Do you see being a librarian aide eventually building toward something else related, or is this exactly where you want to be? :)
nullbyte Topic Starter

Kim wrote:
Do you see being a librarian aide eventually building toward something else related, or is this exactly where you want to be? :)

Oh, no - no, no. I see being a librarian aide as a river of sorts, drifting along a slow moving current leading to something I'm actively studying for in college - computer support. My ultimate goal is to work in the college I'm at, doing the thing I'm studying for. Only reason I'm there at the library is to make a bit of cash on the side to help out my folks and to make organic human connections.
My library (and its digital account through Overdrive) allot book recs, and I regularly fill out recommendations whenever I think of something I'd like to read and can't find, or something that I loved reading but our library doesn't carry.

That said, I'm not sure that anyone had ever looked at any of my recommendations. Or maybe I just read and suggest titles that are super unpopular.

Am I shouting into the void? How do you guys decide what new books to add to the collection?
nullbyte Topic Starter

AncientCatKing wrote:
My library (and its digital account through Overdrive) allot book recs, and I regularly fill out recommendations whenever I think of something I'd like to read and can't find, or something that I loved reading but our library doesn't carry.

That said, I'm not sure that anyone had ever looked at any of my recommendations. Or maybe I just read and suggest titles that are super unpopular.

Am I shouting into the void? How do you guys decide what new books to add to the collection?

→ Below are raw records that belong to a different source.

## Produce split-f16 K fragments in producer epilogues instead of inside IPA scores kernel

Moves the hi/lo f16 split of the node state into K-fragment layout out of the IPA projection/scores kernel. The input mixer and the node transformer's final LayerNorm epilogue now write a dedicated k_frag_s buffer, and the scores kernel reads it per batch. A fallback kfrag kernel fills the buffer when no producer pointer is set. This removes redundant per-head conversion work from the attention kernel, at the cost of an extra buffer, extra stores in producer kernels and ABI changes.

```diff
diff --git a/include/pepflow_hip.h b/include/pepflow_hip.h
--- a/include/pepflow_hip.h
+++ b/include/pepflow_hip.h
@@ -79,6 +79,7 @@
     float* s_out;
     int B, L;
     int single_pass;
+    void* k_frag_s;
 } pf_input_mixer_args;
 int pf_input_mixer_fwd(const pf_input_mixer_args* a, pf_stream_t stream);
 
@@ -117,6 +118,7 @@
     const float* s_in; const void* proj_w_f16; const float* proj_bias;
     const float* k_frag;
     int k_from_s;
+    const void* k_frag_s;
 } pf_ipa_attn_args;
 int pf_ipa_attn_fwd(const pf_ipa_attn_args* a, pf_stream_t stream);
 int pf_ipa_proj_inside_ok(int L, int f16_mode);
@@ -173,6 +175,7 @@
     const int* key_end;
     float* dump[11];
     const int* row_on;
+    void* k_frag_s;
 } pf_node_tfmr_args;
 int pf_node_tfmr_fwd(const pf_node_tfmr_args* a, pf_stream_t stream);
 
diff --git a/pepflowww_amd/_capi.py b/pepflowww_amd/_capi.py
--- a/pepflowww_amd/_capi.py
+++ b/pepflowww_amd/_capi.py
@@ -37,13 +37,13 @@
                 ("trans", _fp), ("mask", _fp), ("w_b", _fp), ("b_b", _fp), ("w_dz", _fp), ("b_dz", _fp),
                 ("head_w", _fp), ("feats", _fp), ("B", _i), ("L", _i), ("bias", _fp), ("p_out", _fp),
                 ("variant", _i), ("att_qk", _fp), ("att_vt", _fp), ("att_mode", _i), ("head_group", _i), ("key_end", _fp), ("z_f16", _i), ("dz", _fp), ("dz_f16", _i), ("fused_pair", _i),
-                ("s_in", _fp), ("proj_w_f16", _fp), ("proj_bias", _fp), ("k_frag", _fp), ("k_from_s", _i)]
+                ("s_in", _fp), ("proj_w_f16", _fp), ("proj_bias", _fp), ("k_frag", _fp), ("k_from_s", _i), ("k_frag_s", _fp)]
 
 
 class InputMixerArgs(C.Structure):
     _fields_ = [("node_embed", _fp), ("seq_table", _fp), ("seqs", _fp), ("t", _fp), ("time_freq", _fp), ("ang_freq", _fp),
                 ("angles", _fp), ("w0_f16", _fp), ("b0", _fp), ("w2_f16", _fp), ("b2", _fp), ("mask", _fp), ("rot", _fp),
-                ("quat", _fp), ("s_out", _fp), ("B", _i), ("L", _i), ("single_pass", _i)]
+                ("quat", _fp), ("s_out", _fp), ("B", _i), ("L", _i), ("single_pass", _i), ("k_frag_s", _fp)]
 
 
 class SeqAttnArgs(C.Structure):
@@ -170,7 +170,7 @@
                 ("b_bb", _fp), ("s_out", _fp), ("quat_in", _fp), ("rot_in", _fp), ("trans_in", _fp),
                 ("quat_out", _fp), ("rot_out", _fp), ("trans_out", _fp), ("has_et", _i),
                 ("w_init_f16", _fp), ("b_init", _fp), ("w_pre_f16", _fp), ("b_pre", _fp), ("pre", _fp), ("B", _i), ("L", _i),
-                ("h_w", (_fp * 3) * 2), ("h_b", (_fp * 3) * 2), ("logits_out", _fp), ("ang_out", _fp), ("single_pass", _i), ("key_end", _fp), ("dump", _fp * 11), ("row_on", _fp)]
+                ("h_w", (_fp * 3) * 2), ("h_b", (_fp * 3) * 2), ("logits_out", _fp), ("ang_out", _fp), ("single_pass", _i), ("key_end", _fp), ("dump", _fp * 11), ("row_on", _fp), ("k_frag_s", _fp)]
 
 
 class SuperposeArgs(C.Structure):
diff --git a/pepflowww_amd/csrc/common.h b/pepflowww_amd/csrc/common.h
--- a/pepflowww_amd/csrc/common.h
+++ b/pepflowww_amd/csrc/common.h
@@ -190,6 +190,21 @@
     }
 }
 __device__ __forceinline__ float join(f32x4 m, f32x4 c, int e) { return m[e] + c[e] * PF_LO_INV; }
+
+template <class V> __device__ __forceinline__ void pf_pin(V& v) { asm("" : "+v"(v)); }
+
+__device__ __forceinline__ void pf_kfrag_put(_Float16* kf, int i, int t8, int g, const float (&v)[4]) {
+    half4 hi, lo;
+#pragma unroll
+    for (int e = 0; e < 4; ++e) hi[e] = (_Float16)v[e];
+    pf_pin(hi);
+#pragma unroll
+    for (int e = 0; e < 4; ++e) lo[e] = (_Float16)(v[e] - (float)hi[e]);
+    _Float16* d = kf + (size_t)(i >> 4) * 4096 + (t8 >> 1) * 1024 + ((i & 15) + 16 * g) * 8 + (t8 & 1) * 4;
+    *reinterpret_cast<half4*>(d) = hi;
+    *reinterpret_cast<half4*>(d + 512) = lo;
+}
+constexpr int PF_KFRAG_TILE_B = 8192;
 
 template <int WT, int D, bool SP = false>
 struct WSplit {
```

There's no void-shoutin' going on here. *We* individually can decide via a thing called "Staff Picks" and this is reflected in a personal collection on the library's website where you can browse through the books we personally handpick, with the only restrictions being that (1) you're an *actual* librarian with a degree and (2) if we have it available system-wide somewhere.

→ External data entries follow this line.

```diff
@@ -1701,11 +1743,13 @@
             const unsigned long long w = ((unsigned long long)(unsigned)__builtin_amdgcn_readfirstlane(s_ctl[2]) << 32) |
                                          (unsigned)__builtin_amdgcn_readfirstlane(s_ctl[3]);
             SSPP_BEACON(7, t, (unsigned)w);
-            surv_load_rows<NT>(q, t, nrd, smem, s_f32, o_own);
+            const bool loc = t >= kSurvLocal;
+            const int o_rows = o_own + (loc ? (int)(t & 0xFFu) * nrd : 0);
+            if (!loc) surv_load_rows<NT>(q, t, nrd, smem, s_f32, o_own);
             __syncthreads();
-            surv_finish<D, NM, P, ONEGEOM, NT>(a, TT, otab, otab32, ospan, atab, aspan, smem, s_f32, o_fix, o_own,
+            surv_finish<D, NM, P, ONEGEOM, NT>(a, TT, otab, otab32, ospan, atab, aspan, smem, s_f32, o_fix, o_rows,
                                                s_ctl, s_vsum, w, t, arc_base, feas_base, best_base != nullptr, q);
-            if (tid == 0)
+            if (tid == 0 && !loc)
                 __hip_atomic_fetch_add(&q.hdr->shard[t / (unsigned)q.shard_cap].served, 1u, __ATOMIC_RELAXED,
                                        __HIP_MEMORY_SCOPE_AGENT);
 #ifdef SSPP_DEBUG_PROGRESS
@@ -1747,7 +1791,12 @@
         const unsigned short_sh = c_sh > sv_sh ? c_sh - sv_sh : 0u;
         if (tid_ep < 64) {
             const unsigned tot = (unsigned)wave_sum_u32((int)short_sh);
-            if (tid_ep == 0) s_lost[0] = tot;
+            const unsigned totq = (unsigned)wave_sum_u32((int)c_sh);
+            if (tid_ep == 0) {
+                s_lost[0] = tot;
+                if (totq) __hip_atomic_fetch_add(&q.hdr->queued_total, (unsigned long long)totq, __ATOMIC_RELAXED,
+                                                 __HIP_MEMORY_SCOPE_AGENT);
+            }
         }
         __syncthreads();
         const unsigned lost = (unsigned)__builtin_amdgcn_readfirstlane((int)s_lost[0]);
@@ -2719,6 +2768,7 @@
     unsigned* d_sq_orphan = nullptr;
     int opt_linger_us = 10000;
     int opt_split_drop = 0;
+    int opt_split_local = 1;
     unsigned* dbg_beacon = nullptr;
     long long sq_cap = 0;
     int sq_nrd = 0;
diff --git a/sspp_amd/csrc/sspp_kernels.hip b/sspp_amd/csrc/sspp_kernels.hip
--- a/sspp_amd/csrc/sspp_kernels.hip
+++ b/sspp_amd/csrc/sspp_kernels.hip
@@ -1023,6 +1023,7 @@
                      j->sq_cap, shard_cap};
         c.linger = (unsigned long long)j->opt_linger_us * 100ull;
         c.drop_orphans = j->opt_split_drop;
+        c.split_local = j->opt_split_local;
         c.lds = std::max(c.lds, (int)(20 * kMaxSteps + 16));
     }
     SsppPtrs o{d_ctrl, d_ctrl_out, d_arc, d_feasible, d_best, q, &split_used};
@@ -1134,6 +1135,10 @@
         case SSPP_OPT_SPLIT:
             if (j->kind != 0 || value < 0 || value > 1) return sspp::set_error(SSPP_E_INVAL, "SSPP_OPT_SPLIT: 0 or 1");
             j->opt_split = (int)value;
+            return SSPP_OK;
+        case SSPP_OPT_SPLIT_LOCAL:
+            if (j->kind != 0 || value < 0 || value > 1) return sspp::set_error(SSPP_E_INVAL, "SSPP_OPT_SPLIT_LOCAL: 0 or 1");
+            j->opt_split_local = (int)value;
             return SSPP_OK;
         case SSPP_OPT_SPLIT_LINGER_US:
             if (j->kind != 0 || value < 0 || value > 1000000)
@@ -1181,14 +1186,17 @@
         case SSPP_OPT_LAST_SPLIT: *value = j->last_split; return SSPP_OK;
         case SSPP_OPT_SPLIT_LINGER_US: *value = j->opt_linger_us; return SSPP_OK;
         case SSPP_OPT_SPLIT_DROP: *value = j->opt_split_drop; return SSPP_OK;
+        case SSPP_OPT_SPLIT_LOCAL: *value = j->opt_split_local; return SSPP_OK;
         case SSPP_OPT_SPLIT_HANDOFFS:
+        case SSPP_OPT_SPLIT_QUEUED:
         case SSPP_OPT_SPLIT_LOST: {
             *value = 0;
             if (!j->d_sq_hdr) return SSPP_OK;
             SurvQ h;
             HIPCHK(hipDeviceSynchronize());
             HIPCHK(hipMemcpy(&h, j->d_sq_hdr, sizeof(SurvQ), hipMemcpyDeviceToHost));
-            *value = (int64_t)(key == SSPP_OPT_SPLIT_HANDOFFS ? h.handoffs : h.lost_total);
+            *value = (int64_t)(key == SSPP_OPT_SPLIT_HANDOFFS ? h.handoffs
+                               : key == SSPP_OPT_SPLIT_QUEUED ? h.queued_total : h.lost_total);
             return SSPP_OK;
         }
         case SSPP_OPT_TSP_REP: *value = j->kind == 1 ? j->last_rep : 0; return SSPP_OK;
diff --git a/sspp_amd/runtime.py b/sspp_amd/runtime.py
--- a/sspp_amd/runtime.py
+++ b/sspp_amd/runtime.py
@@ -258,7 +258,7 @@
                     prepass_ms=g(_lib.OPT_PREPASS_US) / 1e3, sampled_pairs=g(_lib.OPT_NPAIRS),
                     cylinder_box=bool(g(_lib.OPT_CYLBOX)), capsule=bool(g(_lib.OPT_CAPSULE)),
                     scan="fp32-filtered" if g(_lib.OPT_LAST_F32) else "fp64",
-                    split=bool(g(_lib.OPT_LAST_SPLIT)))
+                    split=bool(g(_lib.OPT_LAST_SPLIT)), split_local=bool(g(_lib.OPT_SPLIT_LOCAL)))
 
 
 class TspJob(_Job):
```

To answer your other question, the central hq of the library downtown admins all acquisitions via a small form that people can fill out. Once the threshold reaches a certain number of requests, the central hq team considers acquiring said books so that once the new fiscal year rolls around and budgets are renewed, they are on the shelves as "new collection".
Gokugull (played anonymously)

What's your favorite thing about being around all those books? :D Sounds so peaceful
nullbyte Topic Starter

Believe me - the peace is fleeting. A common misconception about the library (my city's library) is that there's an abundance of noise because people also like to bring their children en masse. There *are* quiet/study rooms available, but the disclaimer is always "the rooms aren't sound proof so outside noise can be heard".

Favorite thing about being in the midst of the stacks is the variety and seeing something I've never read before and actually enjoying the thing I'm reading. I have eclectic tastes in my literature and seeing something out there in the wild I have on my list of books to read, you'd be sure that I'm immediately taking it to the workroom to read.